1219026Haworth's — Chapter XXV. "I Shall not turn Back"Frances Hodgson Burnett

CHAPTER XXV.

"I SHALL NOT TURN BACK."


Murdoch went out into the night alone. When he found himself outside the iron gate he stood still for a moment.

"I will not go home yet," he said; "not yet."

He knew this time where he was going when he turned his steps upon the road again. He had only left the place a few hours before.

The moonlight gave it almost a desolate look, he thought, as he passed through the entrance. The wind still swayed the grass upon the mounds fitfully, and the headstones cast darker shadows upon them. There was no shadow upon the one under which Stephen Murdoch rested. It lay in the broad moonlight. Murdoch noticed this as he stopped beside it. He sat down upon the grass, just as he had done in the afternoon.

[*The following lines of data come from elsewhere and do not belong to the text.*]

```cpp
extern "C" void pa_ctx_destroy(pa_ctx* ctx) {
  PaBind bind_(ctx);
  if (!ctx) return;
  pa_rccl_destroy(ctx);
  if (ctx->d_red) (void)hipFree(ctx->d_red);
  if (ctx->d_flags) (void)hipFree(ctx->d_flags);
  if (ctx->d_slow) (void)hipFree(ctx->d_slow);
  if (ctx->d_prog) (void)hipFree(ctx->d_prog);
  for (hipEvent_t e : ctx->fix_evs)
    if (e) (void)hipEventDestroy(e);
  if (ctx->d_scr) (void)hipFree(ctx->d_scr);
  if (ctx->d_scr2) (void)hipFree(ctx->d_scr2);
  if (ctx->h_pin) (void)hipHostFree(ctx->h_pin);
  if (ctx->d_mcz) (void)hipFree(ctx->d_mcz);
  if (ctx->d_flat_nosrc) (void)hipFree(ctx->d_flat_nosrc);
  for (auto& c : ctx->surf_cache) (void)hipFree(c.first);
  for (auto& e : ctx->evs) { (void)hipEventDestroy(e.a); (void)hipEventDestroy(e.b); }
  for (auto& e : ctx->sync_evs) (void)hipEventDestroy(e);
  if (ctx->stream2) (void)hipStreamDestroy(ctx->stream2);
  for (auto& st : ctx->lev_streams) (void)hipStreamDestroy(st);
  if (ctx->own_stream) (void)hipStreamDestroy(ctx->stream);
  delete ctx;
}

extern "C" int pa_profile_enable(pa_ctx* ctx, int on) {
  PaBind bind_(ctx);
  if (!ctx) return 1;
// ... 1103 lines not shown
```

### peleanalysis_amd/csrc/pa_internal.h

```cpp
#pragma once
#include <hip/hip_runtime.h>
#include <cstdint>
#include <array>
#include <map>
#include <memory>
#include <string>
#include <utility>
#include <vector>
#include "../../include/peleanalysis_amd.h"

struct DBox { int lo[3]; int hi[3]; };

struct pa_options {
  int filter_exact = 0;
  int allow_unverified_gaussian = 0;
  int retile_max[3] = {0, 0, 0};
  int fused2 = 1;
  int ncg = 1;
  int dist_early = 0;
  int smooth_replicated = 0;
  int smooth_mg = -1;
  int smooth_march = 1;
  int smooth_timing = 0;
  int scratch_poison = 0;
// ... 37 lines not shown

struct DMFView {
  double* data;
  const long long* off;
  int ncomp, ng;
  int xform;
  double xa, xb;
};

#define PA_MAXB 4
#define PA_MAXSLOTS 16
template <typename A, int CAP = PA_MAXB>
struct LevBatch {
  int n = 0;
  int ycum[CAP + 1] = {};
  A a[CAP];
  __device__ __forceinline__ int find(unsigned y, unsigned& local) const {
    int l = 0;
    while (l + 1 < n && y >= (unsigned)ycum[l + 1]) ++l;
    local = y - (unsigned)ycum[l];
    return l;
  }
};

struct pa_ctx {
  int device = 0;
  hipStream_t stream = nullptr;
  bool own_stream = false;
  std::string err;
  double* d_red = nullptr;
  size_t red_cap = 0;
  int* d_flags = nullptr;
  void* d_slow = nullptr;
  hipEvent_t fix_evs[2] = {nullptr, nullptr};
  double* d_prog = nullptr;
  void* d_scr = nullptr;
  size_t scr_cap = 0;
  void* d_scr2 = nullptr;
  size_t scr2_cap = 0;
  void* h_pin = nullptr;
  size_t h_pin_cap = 0;
  void* d_mcz = nullptr;
  size_t mcz_cap = 0;
  bool mcz_dirty = true;
  std::map<void*, size_t> surf_live;
  std::vector<std::pair<void*, size_t>> surf_cache;
  unsigned profile = 0;
  struct Ev { hipEvent_t a, b; int tag; };
  std::vector<Ev> evs;
  hipStream_t stream2 = nullptr;
  std::vector<hipStream_t> lev_streams;
  std::vector<hipEvent_t> sync_evs;
  std::string sweep_kernel;
  int smooth_iters = -1;
  double smooth_res = 0.0;
  int curv_path = -1;
  unsigned long long* d_flat_nosrc = nullptr;
  int32_t filter_info[8] = {0, 0, 0, 0, 0, 0, 0, 0};
  pa_comm comm = {nullptr, 0, 1, nullptr, nullptr};
  struct RcclState* rccl = nullptr;
};

struct ProfScope {
  pa_ctx* ctx;
  pa_ctx::Ev e;
  bool on;
  ProfScope(pa_ctx* c, int tag) : ctx(c), on(((c->profile >> tag) & 1u) != 0) {
    if (!on) return;
    e.tag = tag;
    if (hipEventCreate(&e.a) != hipSuccess || hipEventCreate(&e.b) != hipSuccess) { on = false; return; }
    (void)hipEventRecord(e.a, ctx->stream);
  }
  ~ProfScope() {
    if (!on) return;
    (void)hipEventRecord(e.b, ctx->stream);
    ctx->evs.push_back(e);
  }
};
enum { PA_TAG_GRADCURV = 1, PA_TAG_GRADCURV_FACES = 2, PA_TAG_FILL = 3, PA_TAG_BC = 4, PA_TAG_GRAD = 5, PA_TAG_PROGRESS = 6,
       PA_TAG_FILTER = 7, PA_TAG_MC = 8, PA_TAG_XCHG = 9 };

struct WgTab {
  int* d = nullptr;
  unsigned n = 0;
  std::vector<int> h;
  mutable std::map<long long, unsigned char*> gneed;
  ~WgTab() {
    if (d) (void)hipFree(d);
    for (auto& kv : gneed)
      if (kv.second) (void)hipFree(kv.second);
  }
};

struct pa_level {
  pa_ctx* ctx = nullptr;
  std::vector<DBox> boxes;
  int domlo[3], domhi[3], is_per[3];
  double prob_lo[3], prob_hi[3], dx[3], dxinv[3];
  int g = 1, mlo[3], mn[3];
  std::vector<int> owner;
  DBox* d_boxes = nullptr;
  int* d_owner = nullptr;
  std::vector<int> sfaces;
  int* d_sfaces = nullptr;
  int* d_sfindex = nullptr;
  long long* d_sfoff = nullptr;
  unsigned short* d_sfcode = nullptr;
  int maxn[3] = {0, 0, 0};
  long long ncells = 0;
  bool fusable = true;
  bool pure_faces = true;
  long long* d_cpoff = nullptr;
  double* d_cp = nullptr;
  int cp_sets = 0, cg_sets = 0;
  long long cp_total = 0;
  long long* d_cgoff = nullptr;
  double* d_cg = nullptr;
  long long cg_total = 0;
  double* d_ncg = nullptr;
  bool ncg_live = false;
  int ncg_minw = 0;
  std::vector<long long> cgoff;
  int* d_blist = nullptr;
  int nwide = 0, nnarrow = 0;
  int wmax[3] = {0, 0, 0}, nmax[3] = {0, 0, 0};
  int* d_sfboxes = nullptr;
  int nsfboxes = 0;
  void* d_sfwg = nullptr;
  int nsfwg = 0;
  void* d_pfwg = nullptr;
  int npfwg = 0;
  SfChunk* d_sfchunk = nullptr;
  int nsfchunk = 0;
  void* d_ring = nullptr;
  int nring = -1;
  std::vector<unsigned char> xneed;
  void* d_irr = nullptr;
  int nirr = -1;
  int nremote = 0;
  DLevelView view;
  int rank = 0, nranks = 1;
  long long serial = 0;
  std::vector<DBox> gboxes;
  std::vector<int> gowner;
  std::vector<int> gid;
  std::vector<int> glocal;
  bool source_only = false;
  mutable std::map<int, std::unique_ptr<struct XPlan>> fb_plans;
  mutable std::map<long long, std::unique_ptr<struct CpPlan>> cp_plans;
  mutable std::map<int, std::unique_ptr<struct FbLocal>> fb_local;
  mutable std::map<std::pair<long long, int>, std::unique_ptr<struct CsPlan>> cs_plans;
  mutable std::unique_ptr<struct RepPlan> rep_plan;
  mutable std::map<long long, std::unique_ptr<WgTab>> wgtabs;
  mutable std::map<long long, std::unique_ptr<struct RsPlan>> rs_plans;
  mutable std::map<std::pair<long long, int>, std::unique_ptr<struct FpPlan>> fp_plans;
  mutable std::map<std::array<long long, 5>, std::unique_ptr<struct FlPlan>> fl_plans;
  mutable std::map<std::array<int, 3>, struct pa_mf*> scratch;
  ~pa_level();
};

struct FpPlan {
  int n = 0;
  void* d_items = nullptr;
  ~FpPlan();
};

struct FlPlan {
  int nwide = 0, ngeneral = 0, nskipped = 0, nrect = 0;
  int nptile = 0, notile = 0, ngtile = 0;
  void* d_ptile = nullptr;
  void* d_rects = nullptr;
  void* d_otile = nullptr;
  int* d_glist = nullptr;
  ~FlPlan();
};

struct LevelSpec {
  std::vector<DBox> local;
  std::vector<int> gid;
  std::vector<DBox> gboxes;
  std::vector<int> gowner;
  int rank = 0, nranks = 1;
  bool source_only = false;
};
pa_level* pa_level_create_spec(pa_ctx* ctx, const LevelSpec& S, const int32_t domlo[3], const int32_t domhi[3], const int32_t is_per[3],
                               const double prob_lo[3], const double prob_hi[3]);
bool pa_face_is_special(const pa_level* L, const DBox& B, int d, int side);
struct pa_mf* pa_level_scratch(pa_ctx* ctx, const pa_level* L, int ncomp, int ng, int role = 0);
const WgTab* pa_sweep_wgtab(const pa_level* L, int cls, int tw, int mty, int kseg, bool force, int part = 0);
const unsigned char* pa_sweep_gneed(const pa_level* L, const WgTab* T, int tw, int mty, int kseg, long long fine_serial, const std::vector<int>* cpregs);
int pa_host_classify(const pa_level* L, int i, int j, int k);
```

"Better not go home, just yet," he said again. "There is time enough."

Suddenly an almost unnatural calmness had fallen upon him. His passions and uncertainties of the past few months seemed small things. He had reached a climax and for a moment there seemed time enough. He thought of the past almost coldly—going over the ground mentally, step by step. It was as if he thought of the doings of another man—one who was younger and simpler and whose life was now over.

"There are a good many things that are done with," he said mechanically, recalling Haworth's words.

He thought of the model standing in its old place in the empty room. It was a living thing awaiting his coming. The end might be anything—calamity, failure, death!—but to-night he had taken his first step toward that end.

"To-night I shall begin as he began," he thought; "to-night."

He threw himself full length upon the grass, clasping his hands beneath his head, his face turned upward to the vast clearness and depth above him. He had known it would come some day, but he never thought of its coming in this way. The man who slept under the earth at his side had begun with hope; he began as one who neither hoped nor feared, yielding only to a force stronger than himself.

He lay in this manner looking up for nearly an hour. Then he arose and stood with bared head in the white light and stillness.

"I shall not turn back," he said aloud at last, as if to some presence near him. "I shall not turn back, at least. Do not fear it."

And he turned away.


It was his mother who opened the door for him when he reached home.

"Come in," he said to her, with a gesture toward the inner room. "I have something to say to you."

She followed him in silence. Her expression was cold and fixed. It struck him that she, too, had lived past hope and dread.

She did not sit down when she had closed the door, but stood upright, facing him.

He spoke hoarsely.

"I am going upstairs," he said. "I told you once that some day it would see the light again in spite of us both. You can guess what work I shall do to-night."

"Yes," she answered, "I can guess. I gave up long ago."

She looked at him steadily; her eyes dilated a little as if with slow-growing fear of him.

"I knew it would end so," she went on. "I fought against my belief that it would, but it grew stronger every day—every hour. There was no other way."

"No," he replied, "there was no other way."

"I have seen it in your face," she said. "I have heard it in your voice. It has never been absent from your thoughts a moment—nor mine."

He did not speak.

"At first, when he died——"

Her voice faltered and broke, and then rose in a cry almost shrill.

"He did not die!" she cried. "He is not dead. He lives now—here! There is no death for him—not even death until it is done."

She panted for breath; her thin chest rose and fell—and yet suddenly she checked herself and stood before him with her first strained cairn.

"Go," she said. " I cannot hold you. If there is an end to be reached, reach it for God's sake and let him rest."

"Wish me God-speed," he said. "I—have more to bear than you think of."

For answer she repeated steadily words which she had uttered before.

"I do not believe in it; I have never believed for one hour."